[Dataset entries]

·····

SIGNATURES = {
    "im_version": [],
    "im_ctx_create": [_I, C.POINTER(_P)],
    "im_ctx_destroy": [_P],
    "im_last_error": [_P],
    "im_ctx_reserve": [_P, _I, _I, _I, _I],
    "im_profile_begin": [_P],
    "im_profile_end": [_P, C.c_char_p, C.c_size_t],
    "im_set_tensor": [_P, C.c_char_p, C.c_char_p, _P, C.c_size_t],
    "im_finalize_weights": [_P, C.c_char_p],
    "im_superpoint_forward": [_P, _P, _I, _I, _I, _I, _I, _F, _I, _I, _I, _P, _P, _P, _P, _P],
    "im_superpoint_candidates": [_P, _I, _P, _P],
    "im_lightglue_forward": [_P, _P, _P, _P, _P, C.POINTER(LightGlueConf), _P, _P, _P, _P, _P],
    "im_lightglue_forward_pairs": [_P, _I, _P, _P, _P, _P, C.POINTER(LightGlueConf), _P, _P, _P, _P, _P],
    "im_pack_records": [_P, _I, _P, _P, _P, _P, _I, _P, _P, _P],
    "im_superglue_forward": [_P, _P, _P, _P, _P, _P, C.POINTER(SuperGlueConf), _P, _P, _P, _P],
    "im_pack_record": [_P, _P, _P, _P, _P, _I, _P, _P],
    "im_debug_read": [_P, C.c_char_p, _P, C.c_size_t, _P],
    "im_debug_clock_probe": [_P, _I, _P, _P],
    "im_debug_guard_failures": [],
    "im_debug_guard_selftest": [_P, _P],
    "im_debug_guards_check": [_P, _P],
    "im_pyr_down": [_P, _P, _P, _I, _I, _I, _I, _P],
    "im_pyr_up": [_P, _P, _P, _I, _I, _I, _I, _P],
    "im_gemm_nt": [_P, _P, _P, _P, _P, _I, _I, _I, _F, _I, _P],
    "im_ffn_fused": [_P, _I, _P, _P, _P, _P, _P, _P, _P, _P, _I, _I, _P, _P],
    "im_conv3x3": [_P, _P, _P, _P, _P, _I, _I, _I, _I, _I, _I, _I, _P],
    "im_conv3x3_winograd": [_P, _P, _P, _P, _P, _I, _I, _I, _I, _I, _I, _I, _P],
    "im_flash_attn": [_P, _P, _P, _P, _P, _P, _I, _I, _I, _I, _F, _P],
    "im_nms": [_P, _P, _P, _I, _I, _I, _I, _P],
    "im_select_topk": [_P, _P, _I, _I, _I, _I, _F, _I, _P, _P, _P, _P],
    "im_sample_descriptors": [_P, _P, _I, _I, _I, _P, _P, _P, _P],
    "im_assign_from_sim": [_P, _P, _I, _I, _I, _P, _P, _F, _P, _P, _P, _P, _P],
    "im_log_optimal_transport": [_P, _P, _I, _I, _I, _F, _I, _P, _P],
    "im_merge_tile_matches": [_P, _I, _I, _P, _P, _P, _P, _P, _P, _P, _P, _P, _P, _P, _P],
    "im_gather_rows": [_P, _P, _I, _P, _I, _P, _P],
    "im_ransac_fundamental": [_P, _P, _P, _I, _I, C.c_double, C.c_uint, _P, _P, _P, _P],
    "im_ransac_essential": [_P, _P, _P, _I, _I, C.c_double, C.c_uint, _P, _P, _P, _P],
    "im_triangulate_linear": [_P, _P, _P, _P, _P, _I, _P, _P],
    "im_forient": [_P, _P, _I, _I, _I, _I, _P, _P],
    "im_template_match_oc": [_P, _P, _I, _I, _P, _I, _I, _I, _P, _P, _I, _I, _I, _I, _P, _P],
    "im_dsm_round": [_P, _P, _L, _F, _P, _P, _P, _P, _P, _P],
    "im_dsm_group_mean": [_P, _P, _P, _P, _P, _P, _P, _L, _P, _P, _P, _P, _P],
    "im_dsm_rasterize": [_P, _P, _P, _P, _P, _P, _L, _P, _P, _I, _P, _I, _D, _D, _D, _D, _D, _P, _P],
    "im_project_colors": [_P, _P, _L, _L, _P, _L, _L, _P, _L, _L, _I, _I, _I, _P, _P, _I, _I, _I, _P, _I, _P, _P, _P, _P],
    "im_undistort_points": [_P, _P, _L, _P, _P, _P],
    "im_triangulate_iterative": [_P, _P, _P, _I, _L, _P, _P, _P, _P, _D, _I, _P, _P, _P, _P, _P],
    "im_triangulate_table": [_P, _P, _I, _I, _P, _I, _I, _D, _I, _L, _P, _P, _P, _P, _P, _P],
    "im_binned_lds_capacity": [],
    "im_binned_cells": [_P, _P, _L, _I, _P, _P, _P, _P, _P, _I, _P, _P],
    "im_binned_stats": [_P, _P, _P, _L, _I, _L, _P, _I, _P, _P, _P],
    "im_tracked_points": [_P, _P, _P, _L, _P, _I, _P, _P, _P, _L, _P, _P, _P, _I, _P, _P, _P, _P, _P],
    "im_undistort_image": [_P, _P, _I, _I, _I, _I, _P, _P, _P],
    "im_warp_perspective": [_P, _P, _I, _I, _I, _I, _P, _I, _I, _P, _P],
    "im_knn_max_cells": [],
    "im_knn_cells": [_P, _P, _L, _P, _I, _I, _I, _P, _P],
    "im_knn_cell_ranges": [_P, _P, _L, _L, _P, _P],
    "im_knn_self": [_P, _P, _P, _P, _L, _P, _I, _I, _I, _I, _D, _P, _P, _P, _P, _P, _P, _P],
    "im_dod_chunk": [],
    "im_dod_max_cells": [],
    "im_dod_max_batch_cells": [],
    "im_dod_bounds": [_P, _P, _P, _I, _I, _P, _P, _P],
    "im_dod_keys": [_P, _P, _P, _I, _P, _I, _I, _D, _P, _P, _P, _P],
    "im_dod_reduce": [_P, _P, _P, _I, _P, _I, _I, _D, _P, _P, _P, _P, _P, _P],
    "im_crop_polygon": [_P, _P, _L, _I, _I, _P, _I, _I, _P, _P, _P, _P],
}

·····

Required work: An exact copy of all the entries is the required answer.

Exercise result:
SIGNATURES = {
    "im_version": [],
    "im_ctx_create": [_I, C.POINTER(_P)],
    "im_ctx_destroy": [_P],
    "im_last_error": [_P],
    "im_ctx_reserve": [_P, _I, _I, _I, _I],
    "im_profile_begin": [_P],
    "im_profile_end": [_P, C.c_char_p, C.c_size_t],
    "im_set_tensor": [_P, C.c_char_p, C.c_char_p, _P, C.c_size_t],
    "im_finalize_weights": [_P, C.c_char_p],
    "im_superpoint_forward": [_P, _P, _I, _I, _I, _I, _I, _F, _I, _I, _I, _P, _P, _P, _P, _P],
    "im_superpoint_candidates": [_P, _I, _P, _P],
    "im_lightglue_forward": [_P, _P, _P, _P, _P, C.POINTER(LightGlueConf), _P, _P, _P, _P, _P],
    "im_lightglue_forward_pairs": [_P, _I, _P, _P, _P, _P, C.POINTER(LightGlueConf), _P, _P, _P, _P, _P],
    "im_pack_records": [_P, _I, _P, _P, _P, _P, _I, _P, _P, _P],
    "im_superglue_forward": [_P, _P, _P, _P, _P, _P, C.POINTER(SuperGlueConf), _P, _P, _P, _P],
    "im_pack_record": [_P, _P, _P, _P, _P, _I, _P, _P],
    "im_debug_read": [_P, C.c_char_p, _P, C.c_size_t, _P],
    "im_debug_clock_probe": [_P, _I, _P, _P],
    "im_debug_guard_failures": [],
    "im_debug_guard_selftest": [_P, _P],
    "im_debug_guards_check": [_P, _P],
    "im_pyr_down": [_P, _P, _P, _I, _I, _I, _I, _P],
    "im_pyr_up": [_P, _P, _P, _I, _I, _I, _I, _P],
    "im_gemm_nt": [_P, _P, _P, _P, _P, _I, _I, _I, _F, _I, _P],
    "im_ffn_fused": [_P, _I, _P, _P, _P, _P, _P, _P, _P, _P, _I, _I, _P, _P],
    "im_conv3x3": [_P, _P, _P, _P, _P, _I, _I, _I, _I, _I, _I, _I, _P],
    "im_conv3x3_winograd": [_P, _P, _P, _P, _P, _I, _I, _I, _I, _I, _I, _I, _P],
    "im_flash_attn": [_P, _P, _P, _P, _P, _P, _I, _I, _I, _I, _F, _P],
    "im_nms": [_P, _P, _P, _I, _I, _I, _I, _P],
    "im_select_topk": [_P, _P, _I, _I, _I, _I, _F, _I, _P, _P, _P, _P],
    "im_sample_descriptors": [_P, _P, _I, _I, _I, _P, _P, _P, _P],
    "im_assign_from_sim": [_P, _P, _I, _I, _I, _P, _P, _F, _P, _P, _P, _P, _P],
    "im_log_optimal_transport": [_P, _P, _I, _I, _I, _F, _I, _P, _P],
    "im_merge_tile_matches": [_P, _I, _I, _P, _P, _P, _P, _P, _P, _P, _P, _P, _P, _P, _P],
    "im_gather_rows": [_P, _P, _I, _P, _I, _P, _P],
    "im_ransac_fundamental": [_P, _P, _P, _I, _I, C.c_double, C.c_uint, _P, _P, _P, _P],
    "im_ransac_essential": [_P, _P, _P, _I, _I, C.c_double, C.c_uint, _P, _P, _P, _P],
    "im_triangulate_linear": [_P, _P, _P, _P, _P, _I, _P, _P],
    "im_forient": [_P, _P, _I, _I, _I, _I, _P, _P],
    "im_template_match_oc": [_P, _P, _I, _I, _P, _I, _I, _I, _P, _P, _I, _I, _I, _I, _P, _P],
    "im_dsm_round": [_P, _P, _L, _F, _P, _P, _P, _P, _P, _P],
    "im_dsm_group_mean": [_P, _P, _P, _P, _P, _P, _P, _L, _P, _P, _P, _P, _P],
    "im_dsm_rasterize": [_P, _P, _P, _P, _P, _P, _L, _P, _P, _I, _P, _I, _D, _D, _D, _D, _D, _P, _P],
    "im_project_colors": [_P, _P, _L, _L, _P, _L, _L, _P, _L, _L, _I, _I, _I, _P, _P, _I, _I, _I, _P, _I, _P, _P, _P, _P],
    "im_undistort_points": [_P, _P, _L, _P, _P, _P],
    "im_triangulate_iterative": [_P, _P, _P, _I, _L, _P, _P, _P, _P, _D, _I, _P, _P, _P, _P, _P],
    "im_triangulate_table": [_P, _P, _I, _I, _P, _I, _I, _D, _I, _L, _P, _P, _P, _P, _P, _P],
    "im_binned_lds_capacity": [],
    "im_binned_cells": [_P, _P, _L, _I, _P, _P, _P, _P, _P, _I, _P, _P],
    "im_binned_stats": [_P, _P, _P, _L, _I, _L, _P, _I, _P, _P, _P],
    "im_tracked_points": [_P, _P, _P, _L, _P, _I, _P, _P, _P, _L, _P, _P, _P, _I, _P, _P, _P, _P, _P],
    "im_undistort_image": [_P, _P, _I, _I, _I, _I, _P, _P, _P],
    "im_warp_perspective": [_P, _P, _I, _I, _I, _I, _P, _I, _I, _P, _P],
    "im_knn_max_cells": [],
    "im_knn_cells": [_P, _P, _L, _P, _I, _I, _I, _P, _P],
    "im_knn_cell_ranges": [_P, _P, _L, _L, _P, _P],
    "im_knn_self": [_P, _P, _P, _P, _L, _P, _I, _I, _I, _I, _D, _P, _P, _P, _P, _P, _P, _P],
    "im_dod_chunk": [],
    "im_dod_max_cells": [],
    "im_dod_max_batch_cells": [],
    "im_dod_bounds": [_P, _P, _P, _I, _I, _P, _P, _P],
    "im_dod_keys": [_P, _P, _P, _I, _P, _I, _I, _D, _P, _P, _P, _P],
    "im_dod_reduce": [_P, _P, _P, _I, _P, _I, _I, _D, _P, _P, _P, _P, _P, _P],
    "im_crop_polygon": [_P, _P, _L, _I, _I, _P, _I, _I, _P, _P, _P, _P],
}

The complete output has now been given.